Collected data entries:
--------------------

@@ -383,11 +410,60 @@
 };
 constexpr int MR_SCRATCH_INTS = 18;
 constexpr int SR_SCRATCH_INTS = 16;
-
-template <typename T, bool BIAS, bool DIRECT, bool SYNTH, bool PF, class PS, bool CSM = false>
+constexpr int SR_K_WORD = 9;
+QEKF_FN constexpr int noise_prod_smem_ints(int rows) { return rows + 4; }
+
+QEKF_FN int32_t ld_acquire_cta(const int32_t *p)
+{
+#ifdef __CUDA_ARCH__
+    int32_t v;
+    asm volatile("ld.acquire.cta.shared.b32 %0, [%1];" : "=r"(v) : "r"((uint32_t)__cvta_generic_to_shared(p)) : "memory");
+    return v;
+#else
+    return *p;
+#endif
+}
+QEKF_FN int32_t ld_relaxed_cta(const int32_t *p)
+{
+#ifdef __CUDA_ARCH__
+    int32_t v;
+    asm volatile("ld.relaxed.cta.shared.b32 %0, [%1];" : "=r"(v) : "r"((uint32_t)__cvta_generic_to_shared(p)) : "memory");
+    return v;
+#else
+    return *p;
+#endif
+}
+QEKF_FN void st_release_cta(int32_t *p, int32_t v)
+{
+#ifdef __CUDA_ARCH__
+    asm volatile("st.release.cta.shared.b32 [%0], %1;" ::"r"((uint32_t)__cvta_generic_to_shared(p)), "r"(v) : "memory");
+#else
+    *p = v;
+#endif
+}
+QEKF_FN void st_relaxed_cta(int32_t *p, int32_t v)
+{
+#ifdef __CUDA_ARCH__
+    asm volatile("st.relaxed.cta.shared.b32 [%0], %1;" ::"r"((uint32_t)__cvta_generic_to_shared(p)), "r"(v) : "memory");
+#else
+    *p = v;
+#endif
+}
+template <typename T> QEKF_FN void prefetch_l1(const T *p)
+{
+#ifdef __CUDA_ARCH__
+    asm volatile("prefetch.global.L1 [%0];" ::"l"(p));
+#else
+    (void)p;
+#endif
+}
+
+template <typename T, bool BIAS, bool DIRECT, bool SYNTH, bool PF, class PS, bool CSM = false, int NT = 0>
 QEKF_FN void run_filter(const RunArgs<T> &a, const int64_t i_in, PS &P, int32_t *scr, const int scr_stride,
-                        const bool live = true, int *vbuf = nullptr, const Consts<T> *c_cold = nullptr)
-{
+                        const bool live = true, int *vbuf = nullptr, const Consts<T> *c_cold = nullptr,
+                        const float *zring = nullptr, const int32_t *zprod = nullptr)
+{
+    static_assert(NT == 0 || SYNTH, "only Monte-Carlo launches have a noise producer");
     const Consts<T> &c = a.c;
     const int64_t i = live ? i_in : 0;
     const typename ParSel<T, PF>::type par = ParSel<T, PF>::make(a.c, a.st, i);
@@ -397,12 +473,12 @@
     SmemInt flags{ scr + 0 * scr_stride }, upds{ scr + 1 * scr_stride }, n_pred{ scr + 2 * scr_stride };
     SmemInt n_corr{ scr + 3 * scr_stride }, n_iter{ scr + 4 * scr_stride }, m{ scr + 5 * scr_stride };
     SmemInt next_tag_step{ scr + 6 * scr_stride }, pend_m{ scr + 7 * scr_stride }, held{ scr + 8 * scr_stride };
-    SmemInt k{ scr + 9 * scr_stride };
+    SmemInt k{ scr + SR_K_WORD * scr_stride };
     flags = 0; upds = 0; n_pred = 0; n_corr = 0; n_iter = 0;
     T accel[3] = { T(0), T(0), T(0) };
     Inputs<T, SYNTH> in;
     double un[6] = { 0, 0, 0, 0, 0, 0 };
-    k = k_end;
+    k = live ? (int32_t)a.k0 : k_end;
     if (live) {
         load_filter<T>(a.st, i, s, P);
         flags = a.st.flags[i];
@@ -410,7 +486,6 @@
 #pragma unroll
         for (int cc = 0; cc < 3; ++cc) accel[cc] = a.st.aux[cc * a.st.ld + i];
         in.init(a, i, a.st.gid_perm ? (int64_t)a.st.gid_perm[i] : i);
-        k = (int32_t)a.k0;
         if (SYNTH) {
             float z[6];
             normals6(a.ns, in.gid, STREAM_BIAS, 0u, z);
@@ -437,7 +512,7 @@
     int32_t next_fence = do_stats ? (int32_t)((a.k0 / a.stats.stride + 1) * a.stats.stride) : INT32_MAX;
     bool predicted = false;
 
-    cta_vote_init(vbuf);
+    cta_vote_init<NT>(vbuf);
     for (uint32_t iter = 0;; ++iter) {
         bool want = predicted;
         if (k < k_end && !at_fence && !predicted) {
@@ -466,7 +541,29 @@
                         double raw[6], tb[6], ud[6];
                         in.raw_imu(a.in, kk, raw);
                         true_bias_now(tb);
-                        synth_imu(a.ns, in.gid, kk, raw, tb, ud);
+                        if constexpr (NT > 0) {
+                            if (ld_acquire_cta(zprod) <= kk) {
+                                while (ld_acquire_cta(zprod) <= kk) {
+#ifdef __CUDA_ARCH__
+                                    __nanosleep(64);
+#endif
+                                }
+                            }
+                            float z[6];
+                            const float *e = zring + (kk & (NOISE_RING_TICKS - 1)) * 6 * NT;
+#pragma unroll
+                            for (int cc = 0; cc < 6; ++cc) z[cc] = e[cc * NT];
+                            if (kk + 1 < k_end) {
+                                const float *e1 = zring + ((kk + 1) & (NOISE_RING_TICKS - 1)) * 6 * NT;
+#pragma unroll
+                                for (int cc = 0; cc < 6; ++cc) prefetch_l1(e1 + cc * NT);
+                                prefetch_l1(a.in.imu + (int64_t)(kk + 1) * 6);
+                                prefetch_l1(a.in.imu + (int64_t)(kk + 1) * 6 + 5);
+                            }
+                            apply_imu_noise(a.ns.sig_a, a.ns.sig_w, z, raw, tb, ud);
+                        } else {
+                            synth_imu(a.ns, in.gid, kk, raw, tb, ud);
+                        }
 #pragma unroll
                         for (int cc = 0; cc < 6; ++cc) u[cc] = (T)ud[cc];
                     } else {
@@ -481,6 +578,7 @@
                     fl = (fl & ~FLAG_CORRECTED) | FLAG_ACTIVE;
                 }
                 ++kk;
+                if constexpr (NT > 0) st_relaxed_cta(k.p, kk);
                 if (!SYNTH && kk < k_end) in.raw_imu(kk, un);
                 if (kk == next_fence) { at_fence = true; break; }
                 if (kk >= k_end) break;
@@ -491,7 +589,7 @@
         }
         const bool active = (k < k_end) && !at_fence;
         const int32_t fl0 = flags;
-        const CtaVote v = cta_vote(vbuf, iter, active, want, want && held >= patience, at_fence || k >= k_end, at_fence);
+        const CtaVote v = cta_vote<NT>(vbuf, iter, active, want, want && held >= patience, at_fence || k >= k_end, at_fence);
         if (v.active == 0 && v.at_fence == 0) break;
         ++n_iter;
         if (do_stats && v.fenced == v.lanes && v.at_fence != 0) {
@@ -1117,14 +1215,62 @@
 }
 constexpr size_t consts_smem_bytes(size_t consts_size) { return (consts_size + 15) / 16 * 16; }
 
+#ifdef __CUDACC__
+template <typename T, int NT>
+__device__ void noise_producer(const RunArgs<T> &a, float *slab, int32_t *prod, const int32_t *kword)
+{
+    const unsigned full = 0xffffffffu;
+    const int32_t k_end = (int32_t)(a.k0 + a.n_steps);
+    const int64_t row0 = (int64_t)blockIdx.x * NT;
+    for (;;) {
+        bool done = true, idle = true;
+        for (int j = (int)(threadIdx.x & 31); j < NT; j += 32) {
+            const int32_t p = prod[j];
+            if (p >= k_end) continue;
+            done = false;
+            const int32_t lim = min(min(ld_relaxed_cta(kword + j) + NOISE_RING_TICKS, k_end), p + NOISE_BATCH);
+            if (lim <= p) continue;
+            idle = false;
+            const int64_t row = row0 + j;
+            const int64_t gid = a.ns.gid0 + (a.st.gid_perm ? (int64_t)a.st.gid_perm[row] : row);
+            for (int32_t t = p; t < lim; ++t) {
+                float z[6];
+                normals6(a.ns, gid, STREAM_IMU, (uint32_t)t, z);
+                float *e = slab + (t & (NOISE_RING_TICKS - 1)) * 6 * NT + j;
+#pragma unroll
+                for (int cc = 0; cc < 6; ++cc) e[cc * NT] = z[cc];
+            }
+            st_release_cta(prod + j, lim);
+        }
+        if (__all_sync(full, done)) return;
+        if (__all_sync(full, idle)) __nanosleep(256);
+    }
+}
+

--------------------

Directions » Only lines that include "accel" belong in the answer; return them from the entries above.

Written solution »
     T accel[3] = { T(0), T(0), T(0) };
         for (int cc = 0; cc < 3; ++cc) accel[cc] = a.st.aux[cc * a.st.ld + i];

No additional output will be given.